Any process or method descriptions in flow charts or otherwise described herein may be understood as representing modules, segments, or portions of code which include one or more executable instructions for implementing specific logical functions or steps of the process, and further implementations are included within the scope of the preferred embodiment of the present application in which functions may be executed out of order from that shown or discussed, including substantially concurrently or in reverse order, depending on the functionality involved, as would be understood by those reasonably skilled in the art of the present application.
It is to be understood that portions of the present application may be implemented in hardware, software, firmware, or a combination thereof. In the above-described embodiments, the various steps or methods may be implemented in software or firmware stored in a memory and executed by a suitable instruction execution system.
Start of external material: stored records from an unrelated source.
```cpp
int tsnet_resize_label(const unsigned char* in, int F, int h, int w, int OH, int OW, const double* wts_rows, int lw_rows,
                       const double* wts_cols, int lw_cols, float* out, void* stream);
int tsnet_fit_pose_curves(const double* pts, int F, int flags, double* curves);
int tsnet_raster_pose(const double* pts, const double* curves, int F, int h, int w, int win_x0, int win_y0, int win_x1, int win_y1, int flags,
                      unsigned char* labels, void* stream);
int tsnet_label_bbox(const unsigned char* labels, int F, int h, int w, unsigned char* bbox, void* stream);
int tsnet_resize_pad(const unsigned char* in, int F, int h, int w, const int* ytab, const int* xtab, int oh, int ow,
                     int pad_top, int pad_left, int OH, int OW, int binarise, float* out, void* stream);

int tsnet_bench_conv(int N, int H, int W, int Cin, int Cout, int ksize, int stride, int pad, int pad_mode, int norm,
                     int variant, int iters, float* ms_out, void* stream);

void tsnet_debug_counters(int64_t out[4], int reset);

void tsnet_linspace(int n, float* out);
void tsnet_coord_table(int H, int W, float* out);

int tsnet_bicubic_taps(int n_in, int n_out);
int tsnet_bicubic_table(int n_in, int n_out, int* first, int* count, int* coef);
int tsnet_prepare_frames(const unsigned char* frames, int F, int h, int w, int x0, int y0, int x1, int y1,
                         const int* xfirst, const int* xcount, const int* xcoef, int xtaps,
                         const int* yfirst, const int* ycount, const int* ycoef, int ytaps,
                         int oh, int ow, int pad_top, int pad_left, int OH, int OW, const float* mean_bgr, float* out, void* stream);
int tsnet_prepare_frames_u8(const unsigned char* frames, int F, int h, int w, int x0, int y0, int x1, int y1,
                            const int* xfirst, const int* xcount, const int* xcoef, int xtaps,
                            const int* yfirst, const int* ycount, const int* ycoef, int ytaps,
                            int oh, int ow, int pad_top, int pad_left, int OH, int OW, unsigned char* out, void* stream);

int tsnet_paste_frames(const unsigned char* gen, const unsigned char* mask, int F, int GH, int GW, int sx0, int sy0, int sx1, int sy1,
                       const int* xfirst, const int* xcount, const int* xcoef, int xtaps,
                       const int* yfirst, const int* ycount, const int* ycoef, int ytaps,
                       unsigned char* frames, int h, int w, int x0, int y0, int x1, int y1, void* stream);

int tsnet_prepare_frames_boxes(const unsigned char* frames, int F, int h, int w, const int* boxes_host, const int* boxes_dev,
                               const int* pool, int pool_len, int oh, int ow, int pad_top, int pad_left, int OH, int OW,
                               const float* mean_bgr, float* out, void* stream);
int tsnet_prepare_frames_boxes_u8(const unsigned char* frames, int F, int h, int w, const int* boxes_host, const int* boxes_dev,
                                  const int* pool, int pool_len, int oh, int ow, int pad_top, int pad_left, int OH, int OW,
                                  unsigned char* out, void* stream);
int tsnet_paste_frames_boxes(const unsigned char* gen, const unsigned char* mask, int F, int GH, int GW, int sx0, int sy0, int sx1, int sy1,
                             const int* boxes_host, const int* boxes_dev, const int* pool, int pool_len,
                             unsigned char* frames, int h, int w, void* stream);

int tsnet_face_labels_boxes(const double* keypoints, const double* curves, int F, const int* desc_host, const int* desc_dev,
                            const double* pool, int pool_len, int bw, void* workspace, long long workspace_len, int OH, int OW,
                            float* labels, float* masks, void* stream);
int tsnet_face_labels_boxes_u8(const double* keypoints, const double* curves, int F, const int* desc_host, const int* desc_dev,
                               const double* pool, int pool_len, int bw, void* workspace, long long workspace_len, int OH, int OW,
                               unsigned char* labels, unsigned char* masks, void* stream);

int tsnet_gaussian_box_params(float radius, int passes, int* box_radius, unsigned* ww, unsigned* fw);
int tsnet_blur_mask(const unsigned char* in, int F, int H, int W, const int* rect, float radius_x, float radius_y, int flags,
                    unsigned char* out, unsigned char* tmp, void* stream);

#ifdef __cplusplus
}
#endif
#endif
```

wacv23_tsnet_amd/_lib.py:

```python
from __future__ import annotations

import ctypes as C
import os

import torch

_HERE = os.path.dirname(os.path.abspath(__file__))
LIB_PATH = os.path.join(_HERE, "lib", "libtsnet_hip.so")
MAX_SOURCES = 8
TIMING_CLASSES = 9
TIMING_NAMES = ("conv", "stats", "elementwise", "flow", "warp", "pack", "upsample", "other", "conv_res")
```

For example, if implemented in hardware, as in another embodiment, may be implemented using any one or combination of the following techniques, as is well known in the art: discrete logic circuits having logic gates for implementing logic functions on data signals, application specific integrated circuits having suitable combinational logic gates, programmable Gate Arrays (PGAs), field Programmable Gate Arrays (FPGAs), and the like.
Those of ordinary skill in the art will appreciate that all or part of the steps carried out in the method of the above-described embodiments may be implemented by a program to instruct related hardware, and the program may be stored in a computer readable storage medium, where the program when executed includes one or a combination of the steps of the method embodiments.
In addition, each functional unit in the embodiments of the present application may be integrated in one processing module, or each unit may exist alone physically, or two or more units may be integrated in one module. The integrated modules may be implemented in hardware or in software functional modules. The integrated modules may also be stored in a computer readable storage medium if implemented as software functional modules and sold or used as a stand-alone product.
The above-mentioned storage medium may be a read-only memory, a magnetic disk or an optical disk, or the like.
In the description of the present specification, a description referring to terms "one embodiment," "some embodiments," "examples," "specific examples," or "some examples," etc., means that a particular feature, structure, material, or characteristic described in connection with the embodiment or example is included in at least one embodiment or example of the present application. In this specification, schematic representations of the above terms do not necessarily refer to the same embodiments or examples. Furthermore, the particular features, structures, materials, or characteristics described may be combined in any suitable manner in any one or more embodiments or examples.
While embodiments of the present application have been shown and described above, it will be understood that the above embodiments are illustrative and not to be construed as limiting the application, and that variations, modifications, alternatives and variations may be made to the above embodiments by one of ordinary skill in the art within the scope of the application.